Wo einst die Römer lebten
Vor Tausenden Jahren gab es am Standort des heutigen Kellmünz ein Kastell. Vor wem es die Bevölkerung schützen sollte und wer es damals errichten ließ
Ralph Manhalter berichtet in unregelmäßigen Abständen über die Historie des Altlandkreises Illertissen. Manhalter, geboren 1967, wohnt in Obenhausen und studiert Kulturwissenschaften mit dem Fachschwerpunkt Geschichte. Im heutigen Teil der Serie geht es um die Geschichte der Römer in der Region.
Wir schreiben das Jahr 15 vor Christus. Das Land zwischen Iller, Lech, der Donau und den Alpen ist von Kelten besiedelt, einem laut Geschichtsschreibung, rauem Volk. Aus dem Süden ziehen zwei Armeen heran, um das Gebiet nördlich der Alpen dem Imperium Romanum einzuverleiben.
Durch die Burgundische Pforte und dem Hochrhein entlang, befehligt Tiberius ein gut ausgerüstetes Heer. Dessen Stiefbruder Drusus greift hingegen von den Alpen aus an. Kaiser Augustus, beider Stiefvater, erteilt den Befehl zur Eroberung der keltischen Gebiete. Erste Stützpunkte entstehen. Cambodumum, das spätere Kempten, wird zum ersten Verwaltungszentrum und Mili- tärlager. Aber schon bald wird es in dieser Funktion von Augusta Vindelicorum (Augsburg) abgelöst. An der Donau werden bei den heutigen Orten Unterkirchberg, Burlafingen, Leibi, Günzburg und Aislingen Kastelle zur Grenzsicherung errichtet. Hervorragend ausgebaute, gerade Straßen verbinden die Niederlassungen. Die nachfolgenden Kaiser Titus (79 - 81 n. Chr.) sowie Domitian (81 - 96 n. Chr.) verlegen die Reichsgrenze zunächst auf die Schwäbische Alb, bevor Hadrian (138 - 161 n. Chr.) den heute noch teilweise sichtbaren Limes als Nordgrenze befestigt.
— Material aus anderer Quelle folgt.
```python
SYMBOLS = {
    "srganfd_last_error": (C.c_char_p, []),
    "srganfd_abi_version": (C.c_int, []),
    "srganfd_set_dry_run": (None, [C.c_int]),
    "srganfd_get_mfma16": (C.c_int, []),
    "srganfd_pack_layout": (C.c_int, [C.c_int32, C.c_int32, C.c_int32]),
    "srganfd_conv2d": (C.c_int, [C.POINTER(ConvArgs), C.c_void_p]),
    "srganfd_conv2d_describe": (C.c_int, [C.POINTER(ConvArgs), C.c_char_p, C.c_size_t]),
    "srganfd_dense_chain": (C.c_int, [C.POINTER(ConvArgs), C.c_int32, C.c_void_p, C.c_size_t, C.c_void_p]),
    "srganfd_dense_chain_check": (C.c_int, [C.POINTER(ConvArgs), C.c_int32]),
    "srganfd_dense_chain_workspace_bytes": (C.c_size_t, []),
    "srganfd_conv2d_thin_in": (C.c_int, [C.POINTER(ThinArgs), C.c_void_p]),
    "srganfd_conv2d_thin_out": (C.c_int, [C.POINTER(ThinArgs), C.c_void_p]),
    "srganfd_conv2d_thin_wgrad_workspace": (C.c_size_t, []),
    "srganfd_conv2d_thin_wgrad": (C.c_int, [C.POINTER(ThinArgs), C.c_void_p, C.c_void_p, C.c_void_p, C.c_size_t, C.c_void_p]),
    "srganfd_packed_bytes": (C.c_size_t, [C.c_int32, C.c_int32, C.c_int32, C.c_int32]),
    "srganfd_pack_weights": (C.c_int, [C.c_void_p, C.c_int32, C.c_int64, C.c_void_p, C.c_void_p, C.c_void_p, C.c_void_p]),
    "srganfd_wgrad_plan_bytes": (C.c_size_t, [C.POINTER(WgradShape), C.POINTER(WgradConv)]),
    "srganfd_wgrad_plan_build": (C.c_int, [C.POINTER(WgradShape), C.POINTER(WgradConv), C.c_void_p, C.c_size_t,
                                           C.POINTER(C.c_size_t)]),
    "srganfd_conv2d_wgrad_partial": (C.c_int, [C.c_void_p, C.c_void_p, View, View, C.c_void_p, C.c_size_t, C.c_void_p]),
    "srganfd_wgrad_reduce_batch": (C.c_int, [C.c_void_p, C.c_int32, C.c_void_p]),
    "srganfd_conv2d_wgrad": (C.c_int, [C.c_void_p, C.c_void_p, View, View, C.c_void_p, C.c_void_p, C.c_void_p,
                                       C.c_size_t, C.c_void_p]),
    "srganfd_nchw_to_nhwc": (C.c_int, [C.c_void_p, C.c_int32, C.c_int32, C.c_int32, C.c_int32, View, C.c_int32, C.c_int32, C.c_void_p, C.c_void_p, C.c_void_p]),
    "srganfd_lrelu_bwd": (C.c_int, [View, View, View, View, C.c_int32, C.c_int64, C.c_int32, C.c_float, C.c_void_p]),
    "srganfd_nhwc_to_nchw": (C.c_int, [View, C.c_int32, C.c_int32, C.c_int32, C.c_int32, C.c_int32, C.c_void_p, C.c_int32, C.c_void_p]),
    "srganfd_clamp_grad_to_nhwc": (C.c_int, [C.c_void_p, View, C.c_int32, C.c_int32, C.c_int32, C.c_int32, View, C.c_int32, C.c_int32, C.c_void_p]),
    "srganfd_resample_bwd_lrelu": (C.c_int, [View, View, View, View, C.c_int32, C.c_int32, C.c_int32, C.c_int32, C.c_int32, C.c_float, C.c_void_p]),
    "srganfd_resample": (C.c_int, [C.c_int32, View, View, C.c_int32, C.c_int32, C.c_int32, C.c_int32, C.c_int32, C.c_void_p]),
    "srganfd_axpby": (C.c_int, [View, View, C.c_int32, C.c_int64, C.c_int32, C.c_float, C.c_float, C.c_void_p]),
    "srganfd_l1_loss": (C.c_int, [C.c_void_p, C.c_void_p, C.c_int64, C.c_float, C.c_void_p, C.c_int32, C.c_void_p, C.c_float, C.c_void_p, C.c_void_p, C.c_void_p]),
    "srganfd_l1_loss_views": (C.c_int, [View, View, C.c_int32, C.c_int64, C.c_int32, C.c_int32, C.c_float, C.c_void_p, C.c_int32, C.c_void_p, C.c_void_p]),
    "srganfd_sigmoid_of_mean": (C.c_int, [C.c_void_p, C.c_int64, C.c_void_p, C.c_void_p, C.c_void_p]),
    "srganfd_bce_logits": (C.c_int, [C.c_void_p, C.c_int64, C.c_float, C.c_float, C.c_void_p, C.c_int32, C.c_void_p, C.c_void_p, C.c_float, C.c_void_p, C.c_void_p, C.c_void_p]),
    "srganfd_bce_logits_relativistic": (C.c_int, [C.c_void_p, C.c_int64, C.c_void_p, C.c_int64, C.c_float, C.c_float, C.c_void_p, C.c_int32, C.c_void_p, C.c_int32,
                                                  C.c_void_p, C.c_int32, C.c_float, C.c_void_p, C.c_void_p, C.c_void_p]),
    "srganfd_spectral_norm": (C.c_int, [C.c_void_p, C.c_void_p, C.c_void_p, C.c_int32, C.c_int32, C.c_int32, C.c_float, C.c_void_p, C.c_void_p, C.c_void_p, C.c_void_p]),
    "srganfd_spectral_norm_grad": (C.c_int, [C.c_void_p, C.c_void_p, C.c_void_p, C.c_void_p, C.c_void_p, C.c_void_p, C.c_int32, C.c_int32, C.c_float, C.c_void_p, C.c_void_p]),
    "srganfd_spectral_norm_batch": (C.c_int, [C.c_void_p, C.c_int32, C.c_int32, C.c_float, C.c_void_p]),
    "srganfd_spectral_norm_grad_batch": (C.c_int, [C.c_void_p, C.c_int32, C.c_float, C.c_void_p]),
    "srganfd_adam_ema": (C.c_int, [C.c_void_p, C.c_void_p, C.c_void_p, C.c_void_p, C.c_void_p, C.c_int64, C.c_float, C.c_float, C.c_float, C.c_float,
                                   C.c_float, C.c_int32, C.c_float, C.c_float, C.c_int32, C.c_void_p, C.c_void_p, C.c_void_p]),
    "srganfd_loss_scale_update": (C.c_int, [C.c_void_p, C.c_void_p, C.c_float, C.c_float, C.c_int32, C.c_void_p]),
    "srganfd_nonfinite_flag": (C.c_int, [C.c_void_p, C.c_int64, C.c_void_p, C.c_int32, C.c_void_p]),
    "srganfd_resize_bilinear": (C.c_int, [C.c_int32, View, View, C.c_int32, C.c_int32, C.c_int32, C.c_int32, C.c_int32, C.c_int32, C.c_int32, C.c_void_p]),
    "srganfd_add_relu": (C.c_int, [View, View, View, C.c_int32, C.c_int64, C.c_int32, C.c_void_p]),
    "srganfd_sigmoid": (C.c_int, [C.c_void_p, C.c_int64, C.c_void_p]),
    "srganfd_sigmoid_bwd": (C.c_int, [C.c_void_p, C.c_void_p, C.c_void_p, C.c_int64, C.c_void_p]),
    "srganfd_adam_ema_dev": (C.c_int, [C.c_void_p, C.c_void_p, C.c_void_p, C.c_void_p, C.c_void_p, C.c_int64, C.c_float, C.c_float, C.c_float, C.c_float,
                                       C.c_float, C.c_void_p, C.c_void_p, C.c_float, C.c_float, C.c_int32, C.c_void_p, C.c_void_p, C.c_void_p]),
    "srganfd_l1_grad_views": (C.c_int, [View, View, View, C.c_int32, C.c_int64, C.c_int32, C.c_void_p, C.c_float, C.c_void_p]),
    "srganfd_maxpool2_relu_bwd": (C.c_int, [View, View, View, C.c_int32, C.c_int32, C.c_int32, C.c_int32, C.c_int32, C.c_void_p]),
    "srganfd_nhwc_to_nchw_scaled": (C.c_int, [View, C.c_int32, C.c_int32, C.c_int32, C.c_int32, C.c_void_p, C.c_void_p, C.c_void_p]),
    "srganfd_crop_nchw": (C.c_int, [C.c_void_p, C.c_void_p] + [C.c_int32] * 8 + [C.c_void_p]),
    "srganfd_u8hwc_to_nchw": (C.c_int, [C.c_void_p, C.c_void_p] + [C.c_int32] * 8 + [C.c_float, C.c_void_p]),
    "srganfd_psnr": (C.c_int, [C.c_void_p, C.c_void_p] + [C.c_int32] * 6 + [C.c_void_p, C.c_void_p, C.c_void_p]),
    "srganfd_filter2d": (C.c_int, [C.c_void_p, C.c_void_p] + [C.c_int32] * 6 + [C.c_void_p, C.c_void_p]),
    "srganfd_filter2d_separable": (C.c_int, [C.c_void_p, C.c_void_p] + [C.c_int32] * 6 + [C.c_void_p, C.c_void_p]),
    "srganfd_usm_sharp": (C.c_int, [C.c_void_p, C.c_void_p] + [C.c_int32] * 6 + [C.c_float, C.c_float, C.c_void_p, C.c_void_p, C.c_void_p]),
    "srganfd_diff_jpeg_table_floats": (C.c_int32, []),
    "srganfd_diff_jpeg_tables": (C.c_int, [C.c_void_p]),
    "srganfd_diff_jpeg": (C.c_int, [C.c_void_p] + [C.c_int32] * 4 + [C.c_void_p, C.c_int32, C.c_int32, C.c_void_p, C.c_void_p, C.c_void_p]),
    "srganfd_jpeg_workspace_bytes": (C.c_int64, [C.c_int32] * 3),
    "srganfd_jpeg_roundtrip": (C.c_int, [C.c_void_p] + [C.c_int32] * 4 + [C.c_void_p] * 5),
# ... 106 lines not shown
```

Im Binnenland vermischt sich die alteingesessene keltische Bevölkerung mit den hinzugezogenen Römern. Die Region bekommt den Namen Raetia und erstreckt sich von den Rheinquellen bis zum unteren Inn. Das Land genießt die relative Ruhe einer fernab von Rom gelegenen Provinz, bis im dritten Jahrhundert verstärkt germanische Stämme die Limesgrenze überrennen. Sie ziehen plündernd und brandschatzend nach Süden. Bedingt durch die innenpolitische Schwäche des Reiches, entscheidet sich Kaiser Probus (276 - 282 n. Chr.) daraufhin, die Flüsse Donau, Iller und Rhein als Außengrenze festzusetzen. Westlich der Iller befindet sich von nun an das Land der Alemannen. Entlang der Iller entstehen Kastelle zur Verteidigung der Flussgrenze. Darunter Caelius mons, das heutige Kellmünz.
Noch heute können sich Geschichtsinteressierte ein Bild von der Anlage machen, die um das Jahr 297 n. Chr. errichtet wurde. Der nordwestliche Teil der Befestigung ist nämlich seit einigen Jahren, wie berichtet, in einen Archäologischen Park integriert. Zahlreiche Türme und ein gewaltiges Osttor schützten die 200 bis 300 Mann Besatzung. Als Versammlungsort diente eine einschiffige Aula, über deren Grundmauern später die heutige St. Martinskirche errichtet wurde. Der Grundriss dieser Halle kann auf dem Kirchhof ausgemacht werden.
Neben mehreren hölzernen Mannschaftsbaracken befand sich möglicherweise auch ein Steinbau der Kommandantur innerhalb der Kastellmauern. Caelius mons befand sich ungefähr auf halber Strecke zwischen den Nachbarkastellen Cambodunum (Kempten) und Guntia (Günzburg). Der wahrscheinliche Verlauf dieser Römerstraße nach Norden folgte wohl dem leicht erhöhten und somit nicht vom Hochwasser bedrohten Terrain östlich der Illerniederung. Entlang dieser Ausfallstraßen ließen sich ehemalige Soldaten nieder, die in der Armee gedient haben. Eine Villa mit einem Stück Land war der Lohn für jahrzehntelangen Staatsdienst. Die jüngsten Ausgrabungen einer Bäderanlage in Illertissen könnten Bestandteil einer solchen villa rustica sein. Die römische Vorherrschaft endete in unserer Region spätestens in der Mitte des fünften Jahrhunderts. Römische Legionäre zogen ab nach Italien, das Land lag offen für eine neue Besiedlung, die diesmal aus dem Norden erfolgte – die Alemannen.